Basic Usage#
Installation#
# From the Python Package Index (PyPI)
pip install safety-gymnasium
# From the source code
git clone https://github.com/PKU-Alignment/safety-gymnasium.git
cd safety-gymnasium
pip install -e .
Specification#
Gymnasium provides a well-defined and widely accepted API by the RL Community, and our library exactly adheres to this specification and provides a Safe RL-specific interface.So researchers accustomed to Gymnasium can get started with our library at near zero migration cost, for some basic API and code tools refer to: Gymnasium Documentation.
Initializing the environment#
import safety_gymnasium
env = safety_gymnasium.make('SafetyPointCircle0-v0', render_mode='human')
'''
Vision Environment
env = safety_gymnasium.make('SafetyPointCircle0Vision-v0', render_mode='human')
Keyboard Debug environment
due to the complexity of the agent's inherent dynamics, only partial support for the agent.
env = safety_gymnasium.make('SafetyPointCircle0Debug-v0', render_mode='human')
'''
obs, info = env.reset()
# Set seeds
# obs, _ = env.reset(seed=0)
terminated, truncated = False, False
ep_ret, ep_cost = 0, 0
for _ in range(1000):
assert env.observation_space.contains(obs)
act = env.action_space.sample()
assert env.action_space.contains(act)
# modified for Safe RL, added cost
obs, reward, cost, terminated, truncated, info = env.step(act)
ep_ret += reward
ep_cost += cost
if terminated or truncated:
observation, info = env.reset()
env.close()
Observation Space#
env = safety_gymnasium.make('SafetyPointCircle0-v0', render_mode='human')
obs, info = env.reset()
print(env.observation_space)
'''
Box([-inf -inf -inf -inf -inf -inf -inf -inf -inf -inf -inf -inf 0. 0.
0. 0. 0. 0. 0. 0. 0. 0. 0. 0. 0. 0. 0. 0.],
[inf inf inf inf inf inf inf inf inf inf inf inf 1. 1. 1. 1. 1. 1.

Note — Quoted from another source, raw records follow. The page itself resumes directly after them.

# holicc/qurious

Measured on AMD Instinct MI355X. Metric: rows/s on TPC-H Q1 scan+agg and Q3 hash-join, SF10, 1/2/4/8 MI355X, higher is better.
Workload: dtype i128

## Files before the change

### qurious_amd/csrc/agg.cpp

```cpp
#include <hip/hip_runtime_api.h>

#include <algorithm>
#include <cfloat>
#include <cmath>
#include <chrono>
#include <cstdio>
#include <cstdlib>
#include <map>

#include "codegen.hpp"
#include "common.hpp"
#include "device/qhip_status.h"
#include "hostcol.hpp"
#include "jit.hpp"
#include "kargs_host.hpp"
#include "kernels.hpp"
#include "relops.hpp"

namespace qhip {
static uint64_t g_learn_tick = 0;


void HostColumn::init_fixed(const DType& t, int64_t n) {
  type = t; length = n; null_count = 0;
// ... 652 lines not shown
        items_dev.alloc(item_first.size() * 4);
        QHIP_HIP_CHECK(hipMemcpyAsync(items_dev.ptr, item_first.data(), item_first.size() * 4, hipMemcpyHostToDevice, s));
        HReduceLaunch rl;
        rl.records = records.as<uint64_t>();
        rl.item_first = items_dev.as<uint32_t>();
        rl.n_items = n_items;
        HAggLaunch Lp = L;
        Lp.l_nslots = l_nslots_p;
        void* rargs[] = {&rl, &Lp};
        if (wide) {
          std::shared_ptr<Module> m_wide = get_module(ctx, plan.source, "qk_agg_reduce_wide");
          const unsigned rgrid = (unsigned)std::min<uint64_t>(n_items, (uint64_t)ctx->num_cus * 2);
          QHIP_HIP_CHECK(hipModuleLaunchKernel(m_wide->fn, rgrid, 1, 1, 1024, 1, 1, (unsigned)((size_t)l_nslots_p * slot_bytes), s, rargs, nullptr));
        } else {
          const unsigned rgrid = (unsigned)std::min<uint64_t>(n_items, (uint64_t)ctx->num_cus * 4);
          QHIP_HIP_CHECK(hipModuleLaunchKernel(m_red->fn, rgrid, 1, 1, 256, 1, 1, (unsigned)((size_t)l_nslots_p * slot_bytes), s, rargs, nullptr));
        }
        QHIP_HIP_CHECK(sync_stream(s));
      }
      }

    } else if (N > 0 && parts) {
      dense.alloc((size_t)guess * slot_bytes + 8);
      dense_dev = dense.as<uint64_t>();
      L.part_runs = parts->runs; L.part_stride = parts->stride;
      L.dense_out = dense_dev + 1; L.dense_counter = status_dev + 16; L.dense_cap = guess;
      L.n_parts = (uint32_t)parts->n_parts;
      L.part_max = (uint32_t)std::max<int64_t>(1024, env_int("QHIP_AGG_PARTS_MAX_FACTOR", 4) * ((N + parts->n_parts - 1) / parts->n_parts));
      const unsigned pgrid = grid + (unsigned)((uint64_t)N / L.part_max) + 1;
      std::shared_ptr<Module> pmod = get_module(ctx, plan.source, "qk_filter_agg_parts");
      QHIP_HIP_CHECK(hipModuleLaunchKernel(pmod->fn, pgrid, 1, 1, 1024, 1, 1, (unsigned)lds_bytes, ctx->stream, args, nullptr));
    } else if (N > 0) {
      if (wide) {
        std::shared_ptr<Module> wmod = get_module(ctx, plan.source, "qk_filter_agg_wide");
        QHIP_HIP_CHECK(hipModuleLaunchKernel(wmod->fn, grid, 1, 1, 1024, 1, 1, (unsigned)lds_bytes, ctx->stream, args, nullptr));
      } else if (cons) {
        std::shared_ptr<Module> cmod = get_module(ctx, plan.source, "qk_filter_agg_cons");
        QHIP_HIP_CHECK(hipModuleLaunchKernel(cmod->fn, grid, 1, 1, 256, 1, 1, (unsigned)lds_bytes, ctx->stream, args, nullptr));
      } else {
        QHIP_HIP_CHECK(hipModuleLaunchKernel(mod->fn, grid, 1, 1, 256, 1, 1, (unsigned)lds_bytes, ctx->stream, args, nullptr));
      }
    }
    time_mark(ctx, 1);
    uint32_t* const counter_dev = status_dev + 16;
    pre_copied = 0;
    if (plan.W == 0) {
      QHIP_HIP_CHECK(hipMemcpyAsync(status_pinned, status_dev, sizeof(status), hipMemcpyDeviceToHost, ctx->stream));
      QHIP_HIP_CHECK(hipMemcpyAsync(pre_host, table_dev, (size_t)slot_bytes, hipMemcpyDeviceToHost, ctx->stream));
    } else {
      if (use_arena) {
        dense_dev = (uint64_t*)(arena->as<uint8_t>() + zero_bytes) ;
        pre_copied = std::min(PRE, guess);
        const bool direct = env_int("QHIP_AGG_PINNED_SLOTS", 1) != 0;
        launch_compact_slots(table_dev, total_slots, plan.slot_words, dense_dev + 1, counter_dev, guess, ctx->stream, direct ? pre_host + 1 : nullptr, pre_copied);
        QHIP_HIP_CHECK(hipMemcpyAsync(status_pinned, status_dev, 64 + 8, hipMemcpyDeviceToHost, ctx->stream));
        if (!direct) QHIP_HIP_CHECK(hipMemcpyAsync(pre_host + 1, dense_dev + 1, (size_t)pre_copied * slot_bytes, hipMemcpyDeviceToHost, ctx->stream));
      } else {
        if (!parts) { dense.alloc((size_t)guess * slot_bytes + 8); dense_dev = dense.as<uint64_t>(); }
        bool utf8_key = false;
        for (auto& kd : plan.keys) utf8_key = utf8_key || kd.type.id == QHIP_UTF8;
        spec_enqueued = false;
        const bool will_spec = replicas == 1 && plan.last_groups >= dev_threshold && !utf8_key && env_int("QHIP_AGG_NO_SPECULATIVE_FINALIZE", 0) == 0;
        const bool direct = !will_spec && !parts && env_int("QHIP_AGG_PINNED_SLOTS", 1) != 0;
        launch_compact_slots(table_dev, total_slots, plan.slot_words, dense_dev + 1, counter_dev, guess, ctx->stream, direct ? pre_host + 1 : nullptr,
                             std::min(PRE, guess));
        if (will_spec) {
          spec = DevFinal();
          const int ncols = n_groups + n_aggs;
          enqueue_device_finalize(spec, dense_dev + 1, guess, counter_dev, status_dev + 32, status_pinned + 32);
          spec_enqueued = true;
          QHIP_HIP_CHECK(hipMemcpyAsync(status_pinned, status_dev, (size_t)(32 + QS_WORDS + ncols) * 4, hipMemcpyDeviceToHost, ctx->stream));
        } else {
          QHIP_HIP_CHECK(hipMemcpyAsync(status_pinned, status_dev, 64 + 8, hipMemcpyDeviceToHost, ctx->stream));
          pre_copied = std::min(PRE, guess);
          if (!direct) QHIP_HIP_CHECK(hipMemcpyAsync(pre_host + 1, dense_dev + 1, (size_t)pre_copied * slot_bytes, hipMemcpyDeviceToHost, ctx->stream));
        }
      }
    }
    if (use_arena) {
      QHIP_HIP_CHECK(hipEventRecord(ctx->ev[2], ctx->stream));
      QHIP_HIP_CHECK(hipMemsetAsync(arena->ptr, 0, zero_bytes, ctx->stream));
      plan.arena_clean = true;
      mark("launched");
      QHIP_HIP_CHECK(sync_event(ctx->ev[2]));
    } else {
      mark("launched");
      QHIP_HIP_CHECK(sync_stream(ctx->stream));
    }
    memcpy(status, status_pinned, sizeof(status));
    if (env_int("QHIP_AGG_PROF", 0)) {
      const double waves = (double)grid * (block / 64);
      fprintf(stderr, "[qhip agg prof] rows %lld grid %u x %d: loads+eval %.0f  cache %.0f  table updates %.0f  cached keys -> table %.0f  merge %.0f  (x256 cycles per wavefront)\n",
              (long long)N, grid, block, status_pinned[8] / waves, status_pinned[9] / waves, status_pinned[10] / waves, status_pinned[11] / waves, status_pinned[12] / waves);
    }
    mark("synchronised");
    trace_point("aggregate: back from its wait");
    verify_pending_sizes(ctx);
    if (in->rows_dev && in->deferred_count() == 0 && n_groups > 0) return no_batches_out();
    if (ctx->timing) QHIP_HIP_CHECK(hipEventElapsedTime(&main_ms, ctx->ev[0], ctx->ev[1]));
    check_status_words(status);
    if (!status[QS_OVERFLOW]) break;
    if (replicas == 1 && cap >= cap_max) fail(QHIP_HIP_ERROR, "group table overflow at maximum capacity (internal error)");
    cap = replicas > 1 ? std::min<uint32_t>(cap_max, std::max<uint32_t>(cap * 16, 1u << 18)) : (uint32_t)std::min<uint64_t>((uint64_t)cap * 16, cap_max);
    replicas = 1;
    ++retries;
  }

  const uint32_t lds_used = status[QS_LDS_USED];
// ... 257 lines not shown
```
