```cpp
#define SP_SCHED_LISTS 8
struct SchedList {
    const int4* chunks;
    const int4* spans;
    float* partials;
    float* seg_partials;
    int32_t n_spans;
    int32_t first_block;
    uint32_t mask;
    int32_t vspans;
};
struct SchedCost {
    const SpPair* pairs[SP_MAX_PHASES];
    float irls_eps[SP_MAX_PHASES];
    uint32_t mask;
    int32_t vspans;
    int32_t n_lists;
    SchedList list[SP_SCHED_LISTS];
};
struct FuseArgs {
    int32_t* arrivals;
    AdamArgs adam;
    GnArgs gn;
    const int32_t* done;
    const int32_t* phase;
    SchedCost sched;
    const int32_t* active;
    const MultiList* multi;
    int32_t n_multi;
    const uint32_t* rd_pix;
    const SpRunDesc* rd_desc;
};

constexpr int FORM_LOG_DEPTH = 0, FORM_DEPTH = 6;
// ... 419 lines not shown
```

### super_primitive_amd/csrc/sp_device.h

```cpp
#pragma once
#include <hip/hip_runtime.h>
#include <stdint.h>
#include "../../include/sp_hip.h"

#define SP_BLOCK 256
#define SP_WAVES (SP_BLOCK / 64)

typedef const uint32_t __attribute__((address_space(1)))* gptr_u32;
typedef float f32x4 __attribute__((ext_vector_type(4)));
typedef const f32x4 __attribute__((address_space(1)))* gptr_f4;
typedef const float __attribute__((address_space(1)))* gptr_f32;

__device__ __forceinline__ float4 ntload4(gptr_f4 p) {
    const f32x4 v = __builtin_nontemporal_load(p);
    return make_float4(v.x, v.y, v.z, v.w);
}

__device__ __forceinline__ float fast_exp(float x) {
    const float log2e_hi = 1.44269502162933349609375f, log2e_lo = 1.92596299112661746e-8f;
    const float hi = x * log2e_hi;
    const float lo = fmaf(x, log2e_hi, -hi) + x * log2e_lo;
    return __builtin_amdgcn_exp2f(hi) * (1.0f + 0.693147180559945f * lo);
}

#define SP_CHECK_LAUNCH()                          \
    do {                                           \
        hipError_t e__ = hipGetLastError();        \
        if (e__ != hipSuccess) return (int)e__;    \
    } while (0)
static inline int sp_hip_rc(hipError_t e) { return e == hipSuccess ? 0 : -(1000 + (int)e); }

struct SpSchedule;
struct SpQueue;
struct MultiList {
    const SpPair* pairs;
    const int32_t* chunks;
    const int32_t* spans;
    float* partials;
    float* seg_partials;
    int32_t n_spans;
    int32_t first_block;
};
__attribute__((visibility("hidden"))) int cost_pairs_multi(const MultiList* lists_dev, int n_lists, int total_blocks, int mode, float irls_eps, void* stream);

struct ChainImgJob { const float* in; float* out; float* packed; };
__attribute__((visibility("hidden"))) int chain_pyramid_multi(const ChainImgJob* jobs_dev, int n, int n_levels, int H, int W, void* stream);
struct ChainComposeJob { const SpPair* pairs; const SpWindowEdge* edges; SpWindowNode* nodes; int32_t n_edges, n_nodes; };
__attribute__((visibility("hidden"))) int chain_compose_multi(const ChainComposeJob* jobs_dev, int n, void* stream);
__attribute__((visibility("hidden"))) int chain_compose_max_edges(void);
struct ChainCritJob {
    const uint32_t* pix; const float* baseL; const int32_t* seg_off; const float* kp_L; const float* kld; const float* K;
    const float* rel_pose; const float* pose; const float* kf_pose;
    unsigned long long* keys; float* depth; uint32_t* ws; float* crit;
    int32_t N, P;
};
__attribute__((visibility("hidden"))) int chain_criterion_multi(const ChainCritJob* jobs_dev, int n, int max_P, int H, int W, float thresh, void* stream);
struct WgnMultiInfo { int total_blocks, max_edges, max_blocks, max_y, n_reduce; };
__attribute__((visibility("hidden"))) int wgn_multi_args_bytes(void);
__attribute__((visibility("hidden"))) int wgn_multi_fill(const SpWindowGn* const* windows, int n, int flags, float lm_up, float lm_down, float lm_min,
                                                          float conv_tol, bool allow_inline, void* args_host, MultiList* lists_host, WgnMultiInfo* info);
__attribute__((visibility("hidden"))) int wgn_multi_round(const void* args_dev, const MultiList* lists_dev, int n, const WgnMultiInfo& info, int flags,
                                                           float irls_eps, void* stream);
__attribute__((visibility("hidden"))) int wgn_multi_gather(const void* args_dev, int n, float* out, void* stream);
struct ScheduleCostFrom {
    int first_phase;
    const SpQueue* queue;
    int n_slots;
    const int32_t* active;
    int n_active;
    uint32_t idle_mask;
};
__attribute__((visibility("hidden"))) int schedule_cost_from(const SpSchedule* sched, const int32_t* phase, void* stream, const ScheduleCostFrom& from);

__device__ __forceinline__ float wave_sum(float v) {
#pragma unroll
    for (int o = 32; o > 0; o >>= 1) v += __shfl_xor(v, o, 64);
    return v;
}

template <int N, int OFF, class T>
__device__ __forceinline__ void halve_step(T* v, bool upper) {
    constexpr int H = (N + 1) / 2;
#pragma unroll
    for (int k = 0; k < H; ++k) {
        const T lo = v[k];
        const T hi = (k + H < N) ? v[k + H] : T(0);
        const T keep = upper ? hi : lo;
        const T give = upper ? lo : hi;
        v[k] = keep + __shfl_xor(give, OFF, 64);
    }
}

template <int NV, class T>
__device__ __forceinline__ void wave_sum_to_lanes(T (&acc)[NV], int lane, int& pos, bool& ok) {
    static_assert(NV <= 64, "one value per lane at most");
    constexpr int N0 = NV, N1 = (N0 + 1) / 2, N2 = (N1 + 1) / 2, N3 = (N2 + 1) / 2, N4 = (N3 + 1) / 2, N5 = (N4 + 1) / 2;
    halve_step<N0, 32>(acc, lane & 32);
    halve_step<N1, 16>(acc, lane & 16);
    halve_step<N2, 8>(acc, lane & 8);
    halve_step<N3, 4>(acc, lane & 4);
    halve_step<N4, 2>(acc, lane & 2);
    halve_step<N5, 1>(acc, lane & 1);
    pos = 0;
    ok = true;
    if (lane & 1)  { pos += (N5 + 1) / 2; ok = ok && pos < N5; }
    if (lane & 2)  { pos += (N4 + 1) / 2; ok = ok && pos < N4; }
    if (lane & 4)  { pos += (N3 + 1) / 2; ok = ok && pos < N3; }
    if (lane & 8)  { pos += (N2 + 1) / 2; ok = ok && pos < N2; }
    if (lane & 16) { pos += (N1 + 1) / 2; ok = ok && pos < N1; }
    if (lane & 32) { pos += (N0 + 1) / 2; ok = ok && pos < N0; }
}

template <int NV>
__device__ __forceinline__ float block_sum_to_thread(float (&acc)[NV], float* lds , int tid) {
    const int lane = tid & 63, wave = tid >> 6;
    int pos;
    bool ok;
    wave_sum_to_lanes<NV>(acc, lane, pos, ok);
    if (ok) lds[wave * NV + pos] = acc[0];
    __syncthreads();
    float total = 0.f;
    if (tid < NV) {
#pragma unroll
        for (int w = 0; w < SP_WAVES; ++w) total += lds[w * NV + tid];
    }
    return total;
}
template <int NV>
__device__ __forceinline__ float block_sum_to_thread(float (&acc)[NV], float* lds) {
    return block_sum_to_thread<NV>(acc, lds, (int)threadIdx.x);
}

__device__ __forceinline__ int xcd_chunked_tile(int b, int n) {
    const int per = (n + 7) >> 3;
    const int t = (b & 7) * per + (b >> 3);
    return t;
}

struct Cam {
    float fx, fy, cx, cy;
};

struct PointGeom {
    float px, py, pz;
    float qx, qy, qz;
    float zinv;
    bool  zguard;
    float ix, iy;
    bool  valid;
};

__device__ __forceinline__ void decode_pix(uint32_t w, float& col, float& row, bool& src_ok) {
    col = (float)(w & 0xffffu);
    row = (float)((w >> 16) & 0x7fffu);
    src_ok = (w >> 31) != 0u;
}

__device__ __forceinline__ void backproject(float col, float row, float d, const Cam& K, float ifx, float ify,
                                            float& x, float& y) {
    x = ((col - K.cx) * d) * ifx;
    y = ((row - K.cy) * d) * ify;
}

struct Warp {
    float R[9], t[3];
    Cam Kt;
    float invWm1, invHm1;
    float sx, sy;
    float zmin;
};

__device__ __forceinline__ void warp_point(const Warp& w, float px, float py, float pz, PointGeom& g) {
    g.px = px; g.py = py; g.pz = pz;
    g.qx = fmaf(w.R[0], px, fmaf(w.R[1], py, w.R[2] * pz)) + w.t[0];
    g.qy = fmaf(w.R[3], px, fmaf(w.R[4], py, w.R[5] * pz)) + w.t[1];
    g.qz = fmaf(w.R[6], px, fmaf(w.R[7], py, w.R[8] * pz)) + w.t[2];
    g.zguard = fabsf(g.qz) > 1e-6f;
    g.zinv = g.zguard ? __builtin_amdgcn_rcpf(g.qz) : 1e-6f;
    const float u = g.qx * w.Kt.fx * g.zinv + w.Kt.cx;
    const float v = g.qy * w.Kt.fy * g.zinv + w.Kt.cy;
    const float xn = 2.f * u * w.invWm1 - 1.f;
    const float yn = 2.f * v * w.invHm1 - 1.f;
    g.valid = (fabsf(xn) <= 0.99f) && (fabsf(yn) <= 0.99f) && (g.qz > w.zmin);
    g.ix = (xn + 1.f) * w.sx;
    g.iy = (yn + 1.f) * w.sy;
}

#define SP_TEXEL_FLOATS 3

struct Taps {
    float4 t00, t10, t01, t11;
    float wx, wy;
};

__device__ __forceinline__ void fetch_taps(gptr_f32 img, int Wl, int Hl, float ix, float iy, Taps& tp) {
    const float fx0 = floorf(ix), fy0 = floorf(iy);
    tp.wx = ix - fx0;
    tp.wy = iy - fy0;
    const int x0 = (int)fx0, y0 = (int)fy0;
    const int x1 = x0 + 1, y1 = y0 + 1;
    const bool inx0 = (x0 >= 0) & (x0 < Wl), inx1 = (x1 >= 0) & (x1 < Wl);
    const bool iny0 = (y0 >= 0) & (y0 < Hl), iny1 = (y1 >= 0) & (y1 < Hl);
    const int cx0 = min(max(x0, 0), Wl - 1), cx1 = min(max(x1, 0), Wl - 1);
    const int cy0 = min(max(y0, 0), Hl - 1), cy1 = min(max(y1, 0), Hl - 1);
    struct Rgb { float x, y, z; };
    auto texel = [&](int yy, int xx) { gptr_f32 q = img + (size_t)(yy * Wl + xx) * SP_TEXEL_FLOATS; return Rgb{q[0], q[1], q[2]}; };
    const Rgb a = texel(cy0, cx0), b = texel(cy0, cx1);
    const Rgb c = texel(cy1, cx0), d = texel(cy1, cx1);
    const float m00 = (inx0 & iny0) ? 1.f : 0.f, m10 = (inx1 & iny0) ? 1.f : 0.f;
    const float m01 = (inx0 & iny1) ? 1.f : 0.f, m11 = (inx1 & iny1) ? 1.f : 0.f;
    tp.t00 = make_float4(a.x * m00, a.y * m00, a.z * m00, 0.f);
    tp.t10 = make_float4(b.x * m10, b.y * m10, b.z * m10, 0.f);
    tp.t01 = make_float4(c.x * m01, c.y * m01, c.z * m01, 0.f);
    tp.t11 = make_float4(d.x * m11, d.y * m11, d.z * m11, 0.f);
}

__device__ __forceinline__ float bilerp(float a00, float a10, float a01, float a11, float wx, float wy) {
    const float top = fmaf(wx, a10 - a00, a00);
    const float bot = fmaf(wx, a11 - a01, a01);
    return fmaf(wy, bot - top, top);
}

__device__ __forceinline__ float sgn(float v) { return (v > 0.f) ? 1.f : ((v < 0.f) ? -1.f : 0.f); }

__device__ __forceinline__ void load_cam(const float* __restrict__ K9, Cam& c) {
    c.fx = K9[0]; c.cx = K9[2]; c.fy = K9[4]; c.cy = K9[5];
}

__device__ __forceinline__ void load_pose(const float* __restrict__ T16, float (&R)[9], float (&t)[3]) {
    R[0] = T16[0]; R[1] = T16[1]; R[2] = T16[2];  t[0] = T16[3];
    R[3] = T16[4]; R[4] = T16[5]; R[5] = T16[6];  t[1] = T16[7];
    R[6] = T16[8]; R[7] = T16[9]; R[8] = T16[10]; t[2] = T16[11];
}
```

Measured before the change: 453,800 iters/s.

## Use permlane swaps and DPP for wave reductions; peel first pipeline trip

The halving wave reduction for float accumulators now uses permlane32/permlane16 swap instructions for the wide strides and DPP row moves for the narrow strides, in place of ds_bpermute-based shuffles. This is meant to cut LDS-path latency and instruction count in the per-segment and end-of-block reductions. Separately, the first software-pipeline trip is peeled with a compile-time flag, so the dummy fold on a zeroed slot and the slot-copy initialisation are dropped. The risk is correctness of the hand-chosen DPP control codes and permlane semantics, which apply only to gfx950-class hardware.

After: 456,200 iters/s (median of 6 runs). No clear change (+0.5%).

```diff
diff --git a/super_primitive_amd/csrc/sp_cost.hip b/super_primitive_amd/csrc/sp_cost.hip
--- a/super_primitive_amd/csrc/sp_cost.hip
+++ b/super_primitive_amd/csrc/sp_cost.hip
@@ -469,16 +469,17 @@
 __device__ __forceinline__ float cursor_shift(float kld, float kpl) { return DT ? fast_exp(kld - kpl) : kld - kpl; }
 
 template <int TRIP = SP_BLOCK, bool DT = false>
-__device__ __forceinline__ void cursor_init(SpanCursor& k, const SpPair& pr, const int4* chunks, int q0, int n) {
+__device__ __forceinline__ int cursor_init(SpanCursor& k, const SpPair& pr, const int4* chunks, int q0, int n) {
     k.chunks = (cptr_i4)chunks;
     k.kld = (cptr_f32)pr.kld;
     k.kp_L = (cptr_f32)pr.kp_L;
     k.q = q0; k.q_end = q0 + n;
-    const int seg0 = k.chunks[q0].seg;
+    const int seg0 = k.chunks[q0].seg, start = k.chunks[q0].start;
     k.left = k.chunks[q0].count / TRIP;
     k.shift = cursor_shift<DT>(k.kld[seg0], k.kp_L[seg0]);
     k.nq_left = 0; k.nq_kld = 0.f; k.nq_kpl = 0.f;
     cursor_fetch_next<TRIP>(k);
+    return start;
 }
 
 template <int TRIP = SP_BLOCK, bool DT = false>
@@ -547,8 +548,7 @@
     }
     const int wave = __builtin_amdgcn_readfirstlane((int)(threadIdx.x >> 6));
     SpanCursor k;
-    cursor_init<TRIP, DT>(k, pr, chunks, q0, n_chunks);
-    const int start = k.chunks[q0].start;
+    const int start = cursor_init<TRIP, DT>(k, pr, chunks, q0, n_chunks);
     PairConsts kc;
     {
         const Warp& w = c.w;
@@ -584,11 +584,8 @@
         }
         S0.last = cursor_advance<TRIP, DT>(k, S0.q);
     }
-    S1.p = S0.p;
-    S1.p.zinv = 0.f; S1.p.zi = 0.f;
-    S1.q = q0; S1.last = false;
-    Mix2 m{f32x2{0.f, 0.f}, f32x2{0.f, 0.f}, f32x2{0.f, 0.f}};
-    auto trip = [&](Slot& a, Slot& b) {
+    Mix2 m;
+    auto trip = [&](Slot& a, Slot& b, auto first) {
         op += 4u * TRIP;
         asm volatile("" : "+v"(op));
         const uint32_t pw = RD ? 0u : (uint32_t)__builtin_amdgcn_raw_buffer_load_b32(r_pix, (int)op, 0, NT);
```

1. 1. 1. 1. 1. 1. 1. 1. 1. 1.], (28,), float64)
'''
print(env.obs_space_dict)
'''
Dict('accelerometer': Box(-inf, inf, (3,), float64),
'velocimeter': Box(-inf, inf, (3,), float64),
'gyro': Box(-inf, inf, (3,), float64),
'magnetometer': Box(-inf, inf, (3,), float64),
'circle_lidar': Box(0.0, 1.0, (16,), float64))
'''
# position of each part in the obs is as same as it appears in the Dict above.
print(obs)
'''
[0. 0. 9.81 0. 0. 0.
0. 0. 0. 0.36647163 0.34014489 0.
0. 0. 0. 0. 0. 0.
0. 0. 0. 0. 0. 0.08518475
0.93364224 0.84845749 0. 0. ]
'''
Action Space#
env = safety_gymnasium.make('SafetyPointCircle0-v0', render_mode='human')
obs, info = env.reset()
print(env.action_space)
# Box(-1.0, 1.0, (2,), float64)
Render#
We completely inherit the excellent API for render in Gymnasium.
Note
The set of supported modes varies per environment. (And some third-party environments may not support rendering at all.) By convention, if render_mode is:
None (default): no render is computed.
human: render return None. The environment is continuously rendered in the current display or terminal. Usually for human consumption.
rgb_array: return a single frame representing the current state of the environment. A frame is a numpy.ndarray with shape (x, y, 3) representing RGB values for an x-by-y pixel image.
rgb_array_list: return a list of frames representing the states of the environment since the last reset. Each frame is a numpy.ndarray with shape (x, y, 3), as with rgb_array.
depth_array: return a single frame representing the current state of the environment. A frame is a numpy.ndarray with shape (x, y) representing depth values for an x-by-y pixel image.
depth_array_list: return a list of frames representing the states of the environment since the last reset. Each frame is a numpy.ndarray with shape (x, y), as with depth_array.